Try it: Work through the data line by line, gathering every line that has the word "false".
[Source material Boundary: Start]
template <int MODE, int AMP, int ROUNDS, bool WIDE, bool XSPAD, bool PWT, int HOP512 = 0, bool PACK = false, int MSTEPS = 0>
__global__ __launch_bounds__(512, 2) void k_r32x16(StftArgs a, unsigned per_xcd, unsigned total, unsigned slots) {
    constexpr bool MFCC = MSTEPS != 0;
    static_assert(!MFCC || (PWT && AMP == AMP_DB && HOP512 == 0 && !PACK), "fused MFCC epilogue: Mel-dB on the schedule, n_fft 1024, one-signal tiles");
    constexpr bool P512 = HOP512 != 0;
    constexpr bool BIN = MODE == OUT_BINAURAL;
    static_assert(!BIN || (!WIDE && !PWT && !P512 && !PACK && !MFCC), "binaural: one-signal n_fft 1024 tiles, per-half pass 2");
    constexpr unsigned HS = BIN ? 1u : 2u;
    static_assert(!PACK || (ROUNDS == 0 && !WIDE && !XSPAD && (HOP512 == 0 ? (MODE != OUT_MEL || PWT) : MODE != OUT_MEL)),
                  "PACK: direct loads, one-half tiles; n_fft 1024: scheduled band stage, n_fft 512: per-bin outputs");
    constexpr unsigned SS512 = 8u * HOP512;
    static_assert(!P512 || PACK || (HOP512 % 4 == 0 && ROUNDS * 256 * 4 >= 31 * HOP512 + 512), "P512: 16-byte chunks, the whole tile staged");
    static_assert(!WIDE || MODE != OUT_MEL, "wide pass 2 needs a per-bin output");
    static_assert(!PWT || MODE == OUT_MEL, "PWT is a filterbank layout");
    static_assert(!P512 || (!WIDE && !XSPAD && (ROUNDS > 0 || PACK) && (PWT == (MODE == OUT_MEL))), "P512: staged samples (PACK: per-lane loads), scheduled band stage");
    constexpr bool DMA = SGX_DMA != 0 && PWT && ROUNDS > 0 && !P512;
    constexpr unsigned FPT = P512 ? 32u : 16u;
    constexpr unsigned NB = P512 ? 257u : 513u;
    extern __shared__ __attribute__((aligned(16))) unsigned char smem_all[];
    const unsigned half = __builtin_amdgcn_readfirstlane(threadIdx.x >> 8);
    const unsigned tid = threadIdx.x & 255u;
    constexpr bool H256M = HOP512 == 256 && MODE == OUT_MEL && !PACK;
    constexpr unsigned EXB = H256M ? (unsigned)kExBytesH256 : (unsigned)kExBytes, POFF = H256M ? (unsigned)kOutOffH256 : (unsigned)kOutOff;
    unsigned char *smem = smem_all + half * EXB;
    unsigned char *tabs = smem_all + 2 * EXB;
    if (threadIdx.x < 256u) ((v4f *)(tabs + kWinOff))[threadIdx.x] = ((const v4f *)a.window)[threadIdx.x];
    for (unsigned i = threadIdx.x; i < 16u * 17u; i += 512u) ((v4f *)(tabs + kTw2Off))[i] = ((const v4f *)a.tw2)[i];
    unsigned *sched = (unsigned *)(tabs + kMelOff);
    if constexpr (PWT)
        for (unsigned i = threadIdx.x; i < a.mel_sched_words; i += 512u) sched[i] = a.mel_sched[i];
    float *mfrag = (float *)(tabs + kMelOff) + ((a.mel_sched_words + 3u) & ~3u);
    if constexpr (MFCC)
        for (unsigned i = threadIdx.x; i < a.mfcc_frag_words; i += 512u) mfrag[i] = ((const float *)a.mfcc_frag)[i];

    const unsigned xcd = blockIdx.x & 7u, slot = blockIdx.x >> 3;
    const unsigned lo = xcd * per_xcd;
    const unsigned hi = min(lo + per_xcd, total);
    unsigned wid = lo + slot * HS + (BIN ? 0u : half);
    unsigned lead = lo + slot * HS;

    const unsigned p1f = tid >> 4, n2 = tid & 15u;
    const unsigned lane = tid & 63u;
    const unsigned wv_ = WIDE ? threadIdx.x >> 6 : tid >> 6;
    const unsigned jq = WIDE ? lane >> 5 : lane >> 4, p2f = WIDE ? lane & 31u : lane & 15u;
    const unsigned j = wv_ + (WIDE ? 8u : 4u) * jq;
    const unsigned ra = j, rb = j == 0 ? 16u : 32u - j;
    const float eps = (float)a.eps;
    constexpr unsigned ES = MODE == OUT_COMPLEX ? 8u : 4u;
    const JobOfs jo = job_offsets(j, a.n_frames);
    const unsigned step = 32u * a.n_frames * ES;
    const v4f *twj = (const v4f *)(tabs + kTw2Off) + j * 17u;
    v2f twa[4], twb[8];
    load_tw1(a, n2, twa, twb);

    constexpr int NCR = ROUNDS > 0 ? ROUNDS : 1;
    v4f creg[NCR];
    v2f xd[ROUNDS > 0 ? 1 : 32];
    const unsigned chunks = XSPAD ? 1216u : P512 ? (31u * HOP512 + 512u + 3u) >> 2 : (15u * a.hop + 1024u + 3u) >> 2;
    const unsigned hop = XSPAD ? 256u : (P512 && !PACK) ? (unsigned)HOP512 : a.hop;
    const unsigned row_bytes = (unsigned)a.n_samples * 4u;
    auto load_tile = [&](unsigned w) {
        const unsigned b = w / a.tiles, tile = w - b * a.tiles;
        const unsigned f0 = tile * FPT;
        const __amdgpu_buffer_rsrc_t rx = make_rsrc((const float *)(BIN && half ? a.x2 : a.x) + (size_t)b * a.sample_stride, row_bytes);
        const int tile_lo = (int)(f0 * hop) - (int)a.pad;
        const bool interior = tile_lo >= 0 && (unsigned)tile_lo + (FPT - 1u) * hop + (P512 ? 512u : 1024u) <= (unsigned)a.n_samples;
        if constexpr (ROUNDS > 0) {
#ifdef SGX_ABL_NOGLOAD
            for (int r = 0; r < ROUNDS; ++r) creg[r] = (v4f){(float)w, 1.f, 2.f, (float)r};
            return;
#endif
            const int vo = (tile_lo + 4 * (int)tid) * 4;
            if constexpr (DMA) {
                dma_rounds<XSPAD, 0, ROUNDS>(rx, vo, lds_addr(smem), __builtin_amdgcn_readfirstlane(tid >> 6));
                return;
            }
            if (SGX_ONEPATH || interior || P512) {
#pragma unroll
                for (int r = 0; r < ROUNDS; ++r)
                    if (SGX_ONEPATH || XSPAD || P512 || r * 256u + tid < chunks) creg[r] = __builtin_bit_cast(v4f, __builtin_amdgcn_raw_buffer_load_b128(rx, vo + r * 4096, 0, 0));
            } else {
#pragma unroll
                for (int r = 0; r < ROUNDS; ++r) {
                    v4i c;
#pragma unroll
                    for (int e = 0; e < 4; ++e) c[e] = __builtin_amdgcn_raw_buffer_load_b32(rx, vo + r * 4096 + 4 * e, 0, 0);
                    creg[r] = __builtin_bit_cast(v4f, c);
                }
            }
        } else if constexpr (PACK && P512) {
            const __amdgpu_buffer_rsrc_t rall = make_rsrc(a.x, a.x_bytes);
            const unsigned ns = (unsigned)a.n_samples, PP = (a.n_frames + 1u) >> 1;
            const unsigned q = w * 16u + p1f;
            const bool live = q < a.gframes;
            const unsigned bq = live ? q / PP : 0u, pr = q - bq * PP;
            const int sA = (int)(2u * pr * hop) - (int)a.pad + (int)n2, sB = sA + (int)hop;
            const unsigned row = bq * (unsigned)a.sample_stride;
#pragma unroll
            for (int n1 = 0; n1 < 32; ++n1) {
                const int ia = sA + 16 * n1, ib = sB + 16 * n1;
                const int va = __builtin_amdgcn_raw_buffer_load_b32(rall, (live && (unsigned)ia < ns) ? (int)((row + (unsigned)ia) * 4u) : (int)0xfffffff0u, 0, 0);
                const int vb = __builtin_amdgcn_raw_buffer_load_b32(rall, (live && (unsigned)ib < ns) ? (int)((row + (unsigned)ib) * 4u) : (int)0xfffffff0u, 0, 0);
                xd[n1] = (v2f){__builtin_bit_cast(float, va), __builtin_bit_cast(float, vb)};
            }
        } else if constexpr (PACK) {
            const unsigned g = w * 16u + p1f;
            const bool live = g < a.gframes;
            const unsigned bq = live ? g / a.n_frames : 0u, fq = g - bq * a.n_frames;
            const __amdgpu_buffer_rsrc_t rall = make_rsrc(a.x, a.x_bytes);
            const int s0 = (int)(fq * hop) - (int)a.pad + 2 * (int)n2;
            const unsigned rowo = bq * (unsigned)a.sample_stride;
            const unsigned ns = (unsigned)a.n_samples;
#pragma unroll
            for (int n1 = 0; n1 < 32; ++n1) {
                const int sidx = s0 + 32 * n1;
                const bool in0 = live && (unsigned)sidx < ns;
                v2f v = __builtin_bit_cast(v2f, __builtin_amdgcn_raw_buffer_load_b64(rall, in0 ? (int)((rowo + (unsigned)sidx) * 4u) : (int)0xfffffff0u, 0, 0));
                if ((unsigned)(sidx + 1) >= ns) v.y = 0.0f;
                xd[n1] = v;
            }
        } else {
            const int vo = ((int)(p1f * hop) + tile_lo + 2 * (int)n2) * 4;
            if (SGX_ONEPATH || interior) {
#pragma unroll
                for (int n1 = 0; n1 < 32; ++n1) xd[n1] = __builtin_bit_cast(v2f, __builtin_amdgcn_raw_buffer_load_b64(rx, vo + n1 * 128, 0, 0));
#if SGX_ODDHOP
                if (a.hop & 1u) {
                    const float x0 = __builtin_bit_cast(float, __builtin_amdgcn_raw_buffer_load_b32(rx, 0, 0, 0));
                    const int s0 = (int)(p1f * hop) + tile_lo + 2 * (int)n2;
#pragma unroll
                    for (int n1 = 0; n1 < 32; ++n1)
                        if (s0 + 32 * n1 == -1) xd[n1].y = x0;
                }
#endif
            } else {
#pragma unroll
// ... 39 lines not shown
    static_assert(!MFCC || kOutOff - 256 * mfcc_row<MFCC ? MSTEPS : 4>() >= 22912, "Mel-dB tile above the staged samples");
    while (lead < hi) {
        const unsigned PP = (a.n_frames + 1u) >> 1;
        const unsigned b = PACK ? (P512 ? wid * 16u / PP : wid * 16u / a.n_frames) : wid / a.tiles, tile = wid - b * a.tiles;
        const unsigned f0 = PACK ? wid * 16u - b * a.n_frames : tile * FPT;
        const unsigned nf = PACK ? min(16u, a.gframes - wid * 16u) : min(FPT, a.n_frames - f0);
        v2f xr[32];
        {
            v2f e[16], o[16], we[16], wo[16];
            if constexpr (ROUNDS > 0) {
                if constexpr (DMA) {
                    asm volatile("s_waitcnt vmcnt(%0)" ::"n"(2 * kSchedSegs) : "memory");
                } else {
#pragma unroll
                for (int r = 0; r < ROUNDS; ++r) {
                    const unsigned c = r * 256u + tid;
                    if (SGX_ONEPATH || XSPAD || P512 || c < chunks) *(v4f *)(smem + c * 16u + (XSPAD ? (c >> 6) * 128u : P512 ? (c * 16u / (P512 ? SS512 : 1u)) * 64u : 0u)) = creg[r];
                }
                }
                SGX_STAMP(0);
                __syncthreads();
                SGX_STAMP(1);
                if constexpr (MFCC) mfcc_tile<MFCC ? MSTEPS : 4>(a, mfl, mfrag, mfcc_mt, pvb, pvf0, pvnf, tid & 63u);
                if constexpr (HOP512 == 256) {
                    const float *pa = (const float *)(smem + p1f * (SS512 + 64u) + n2 * 4u);
#pragma unroll
                    for (int k = 0; k < 16; ++k) {
                        e[k] = (v2f){pa[p512_off_a<256>(2 * k) / 4], pa[p512_off_b<256>(2 * k) / 4]};
                        o[k] = (v2f){pa[p512_off_a<256>(2 * k + 1) / 4], pa[p512_off_b<256>(2 * k + 1) / 4]};
                    }
                    read_win<0>(we, waddr, std::make_integer_sequence<int, 16>{});
                    read_win<1>(wo, waddr, std::make_integer_sequence<int, 16>{});
                    tie16<0>(e);
                    tie16<-1>(o);
                    tie16<-1>(we);
                    tie16<-1>(wo);
                } else if constexpr (P512) {
                    unsigned base[8];
#pragma unroll
                    for (int q = 0; q < 8; ++q) base[q] = lds_addr(smem) + p1f * (SS512 + 64u) + n2 * 4u + (unsigned)p512_off_a<P512 ? HOP512 : 128>(4 * q);
                    read_cols512<P512 ? HOP512 : 128, 0>(e, we, base, waddr, std::make_integer_sequence<int, 16>{});
                    read_cols512<P512 ? HOP512 : 128, 1>(o, wo, base, waddr, std::make_integer_sequence<int, 16>{});
                    tie16<15>(e);
                    tie16<-1>(we);
                } else {
                if (SGX_ODDHOP && !XSPAD && (a.hop & 1u)) {
                    const unsigned base[4] = {xaddr, xaddr + 1024u, xaddr + 2048u, xaddr + 3072u};
                    read_cols_odd<0>(e, we, base, waddr, std::make_integer_sequence<int, 16>{});
                    read_cols_odd<1>(o, wo, base, waddr, std::make_integer_sequence<int, 16>{});
                } else {
                read_cols<XSPAD, 0>(e, we, xaddr, waddr, std::make_integer_sequence<int, 16>{});
                read_cols<XSPAD, 1>(o, wo, xaddr, waddr, std::make_integer_sequence<int, 16>{});
                }
                tie16<15>(e);
                tie16<-1>(we);
                }
            } else {
                const v2f *w2 = (const v2f *)(tabs + kWinOff) + n2;
#pragma unroll
                for (int k = 0; k < 16; ++k) {
                    e[k] = xd[2 * k];
                    o[k] = xd[2 * k + 1];
                    we[k] = w2[32 * k];
                    wo[k] = w2[32 * k + 16];
                }
            }
            Fft<16, true>::run(e, we);
            if constexpr (ROUNDS > 0) {
                tie16<0>(o);
                tie16<-1>(wo);
            }
            Fft<16, true>::run(o, wo);
            Comb<32, 0, v2f>::run(xr, e, o);
        }
        SGX_STAMP(2);
        if constexpr (ROUNDS > 0 || MFCC) __syncthreads();
        SGX_STAMP(3);
#ifdef SGX_ABL_ADDTID
        {
            const unsigned m0v = __builtin_amdgcn_readfirstlane(lds_addr(smem) + (tid >> 6) * 16384u);
            asm volatile("s_mov_b32 m0, %0\n\ts_nop 0" ::"s"(m0v) : "memory");
        }
#endif
        twiddle_store(xr, twa, twb, smem + p1f * kFS + n2 * 8);
        SGX_STAMP(4);
        unsigned next = lead + slots * HS + (BIN ? 0u : half);
        if (next >= hi) next -= BIN ? 0u : half;
        if constexpr (!DMA)
            if (lead + slots * HS < hi) load_tile(next);
        SGX_STAMP(5);
        __syncthreads();
        SGX_STAMP(6);
        constexpr bool ALLSTORE = MODE != OUT_MEL;
        unsigned p2b = b, p2ofs, p2ex;
        if constexpr (WIDE) {
            const unsigned w1 = lead + 1u < hi ? lead + 1u : lead;
            const unsigned b0 = lead / a.tiles, f00 = (lead - b0 * a.tiles) * 16u;
            const unsigned b1 = w1 / a.tiles, f01 = (w1 - b1 * a.tiles) * 16u;
            const unsigned nf0 = min(16u, a.n_frames - f00), nf1 = min(16u, a.n_frames - f01);
            const bool second = p2f >= 16u && w1 != lead;
            const unsigned fle = min(p2f & 15u, (second ? nf1 : nf0) - 1u);
            p2ex = (second ? 16u : 0u) + fle;
            p2ofs = (second ? f01 : f00) + fle + ((second && b1 != b0) ? 513u * a.n_frames : 0u);
            p2b = b0;
        } else if constexpr (P512) {
            p2ex = p2f;
            p2ofs = f0 + 2u * p2f;
        } else if constexpr (PACK) {
            const unsigned p2f_eff = ALLSTORE ? min(p2f, nf - 1u) : p2f;
            const unsigned fl = f0 + p2f_eff, bq = fl / a.n_frames;
            p2ex = p2f_eff;
            p2ofs = bq * NB * a.n_frames + (fl - bq * a.n_frames);
        } else {
            const unsigned p2f_eff = ALLSTORE ? min(p2f, nf - 1u) : p2f;
            p2ex = p2f_eff;
            p2ofs = f0 + p2f_eff;
        }
        v2f A[16], B[16];
        read_rows((WIDE ? smem_all : smem) + p2ex * kFS, ra, rb, A, B);
        SGX_STAMP(7);
        __syncthreads();
        SGX_STAMP(8);
        if constexpr (DMA)
            if (lead + slots * HS < hi) load_tile(next);
        float *pwf = (float *)(smem + (PWT ? POFF : 0u));
        if constexpr (MODE == OUT_MEL) {
            if constexpr (P512) {
                for (unsigned i = tid; i < 11u * 32u; i += 256u) pwf[pwt512_index(257u + (i >> 5), i & 31u)] = 0.0f;
            } else if constexpr (PWT) {
                if (tid < 176u) pwf[pwt_index(513u + (tid >> 4), tid & 15u)] = 0.0f;
            } else {
                if (tid < 48u) pwf[(tid / 3u) * kPS + 513u + tid % 3u] = 0.0f;
            }
        }
        if constexpr (BIN) {
            const unsigned c1 = j == 0 ? 16u : j, c2 = j == 0 ? 0u : j + 256u;
            auto slot_of = [&](unsigned k) { return (float *)smem + (k * 16u + p2f) * 2u; };
            pass2_compute<MODE, AMP, false>(A, B, j == 0, eps, twj, make_rsrc(a.out, 0u), 0u, 0u, 0u, 0u, 0u, 0u, slot_of(c1),
                                            slot_of(512u - 224u - c1), slot_of(c2), slot_of(512u - 224u - c2), slot_of(256u) SGX_STAMP_ARGS);
            __syncthreads();
            binaural_tile<AMP>(a, smem_all, b, f0, nf);
            __syncthreads();
        } else if constexpr (P512 && PACK) {
            constexpr unsigned kDrop = 0x80000000u;
            const __amdgpu_buffer_rsrc_t ro = make_rsrc((unsigned char *)a.out + (size_t)b * NB * a.n_frames * ES, min(17u, a.batch - b) * NB * a.n_frames * ES);
            const unsigned c1 = j == 0 ? 16u : j, r2 = j == 0 ? 0u : 32u - j;
            const unsigned q = wid * 16u + p2f, bq = q / PP, pr = q - bq * PP;
            const unsigned oA = p2f < nf ? ((bq - b) * NB * a.n_frames + 2u * pr) * ES : kDrop;
            const unsigned oB = (p2f < nf && 2u * pr + 1u < a.n_frames) ? oA + ES : kDrop;
            auto at = [&](unsigned base, unsigned row) { return base == kDrop ? kDrop : base + row * a.n_frames * ES; };
            pass2_pair512<MODE, AMP, true>(A, B, j == 0, eps, ro, at(oA, c1), at(oB, c1), at(oA, r2), at(oB, r2), at(oA, 256u), at(oB, 256u), step,
                                           nullptr, nullptr, nullptr);
        } else if constexpr (P512) {
            constexpr unsigned kDrop = 0x80000000u;
            const __amdgpu_buffer_rsrc_t ro = make_rsrc((unsigned char *)a.out + (size_t)b * NB * a.n_frames * ES, NB * a.n_frames * ES);
            const unsigned c1 = j == 0 ? 16u : j, r2 = j == 0 ? 0u : 32u - j;
            const unsigned nv = 2u * p2f + 1u < nf ? 2u : 2u * p2f < nf ? 1u : 0u;
            const unsigned o1 = (c1 * a.n_frames + p2ofs) * ES, o2 = (r2 * a.n_frames + p2ofs) * ES, om = (256u * a.n_frames + p2ofs) * ES;
            float *pws = pwf + 4u * p2f;
            pass2_pair512<MODE, AMP>(A, B, j == 0, eps, ro, nv == 2u ? o1 : kDrop, nv == 1u ? o1 : kDrop, nv == 2u ? o2 : kDrop,
                                     nv == 1u ? o2 : kDrop, nv == 2u ? om : kDrop, nv == 1u ? om : kDrop, step, pws + pwt512_index(c1, 0u),
                                     pws + pwt512_index(r2, 0u), pws + pwt512_index(256u, 0u));
        } else if (ALLSTORE || p2f < nf) {
            const unsigned c1 = j == 0 ? 16u : j, c2 = j == 0 ? 0u : j + 256u;
            const unsigned long long obytes = (unsigned long long)min(PACK ? 17u : 2u, a.batch - p2b) * 513ull * a.n_frames * ES;
            const __amdgpu_buffer_rsrc_t ro = make_rsrc((unsigned char *)a.out + (size_t)p2b * 513u * a.n_frames * ES, (unsigned)obytes);
            {
                auto slot_of = [&](unsigned k) { return pwf + (PWT ? pwt_index(k, p2f) : p2f * kPS + k); };
                pass2_compute<MODE, AMP, PWT>(A, B, j == 0, eps, twj, ro, (jo.a1 + p2ofs) * ES, (jo.b1 + p2ofs) * ES, (jo.a2 + p2ofs) * ES,
                                                     (jo.b2 + p2ofs) * ES, (jo.mid + p2ofs) * ES, step, slot_of(c1), slot_of(512u - 224u - c1),
                                                     slot_of(c2), slot_of(512u - 224u - c2), slot_of(256u) SGX_STAMP_ARGS);
            }
        }
        if constexpr (MODE == OUT_MEL) {
            __syncthreads();
            SGX_STAMP(11);
#ifdef SGX_ABL_NOMEL
            if (a.n_mels == 12345u)
#endif
            if constexpr (P512) mel_tile_sched512<AMP>(a, pwf, sched, b, f0, nf, eps, tid);
            else if constexpr (MFCC) {
                mel_tile_sched<AMP, false, mfcc_row<MFCC ? MSTEPS : 4>()>(a, pwf, sched, b, f0, nf, eps, tid, mfl SGX_STAMP_ARGS);
                if constexpr (ROUNDS > 0) {
                    pvb = b; pvf0 = f0; pvnf = nf;
                } else {
                    __syncthreads();
                    mfcc_tile<MFCC ? MSTEPS : 4>(a, mfl, mfrag, mfcc_mt, b, f0, nf, tid & 63u);
                }
            }
            else if constexpr (PWT) mel_tile_sched<AMP, PACK>(a, pwf, sched, b, f0, nf, eps, tid, nullptr SGX_STAMP_ARGS);
            else if (a.mm_frag) map_tile_mfma<AMP>(a, pwf, b, f0, nf, eps, tid, 2u * half);
            else mel_tile_csr<AMP>(a, pwf, b, f0, nf, eps, tid, 256u);
            if constexpr (!PWT) __syncthreads();
        }
        SGX_STAMP(14);
        wid = next;
        lead += slots * HS;
#ifdef SGX_STAMPS
        st_acc[15] += 1;
#endif
    }
    if constexpr (MFCC && ROUNDS > 0) {
        __syncthreads();
        mfcc_tile<MFCC ? MSTEPS : 4>(a, mfl, mfrag, mfcc_mt, pvb, pvf0, pvnf, tid & 63u);
    }
#ifdef SGX_SKEW
    if (MODE == OUT_MEL && half == 0u)
        for (unsigned q = 0; q < SGX_SKEW; ++q) __syncthreads();
#endif
#ifdef SGX_STAMPS
    if ((threadIdx.x & 63u) == 0) {
        for (int q = 0; q < 16; ++q) atomicAdd(&g_stamps[q], st_acc[q]);
        atomicAdd(&g_stamps[16], 1ull);
    }
#endif
}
[Source material Boundary: End]
Solved exercise:
template <int MODE, int AMP, int ROUNDS, bool WIDE, bool XSPAD, bool PWT, int HOP512 = 0, bool PACK = false, int MSTEPS = 0>
            pass2_compute<MODE, AMP, false>(A, B, j == 0, eps, twj, make_rsrc(a.out, 0u), 0u, 0u, 0u, 0u, 0u, 0u, slot_of(c1),
                mel_tile_sched<AMP, false, mfcc_row<MFCC ? MSTEPS : 4>()>(a, pwf, sched, b, f0, nf, eps, tid, mfl SGX_STAMP_ARGS);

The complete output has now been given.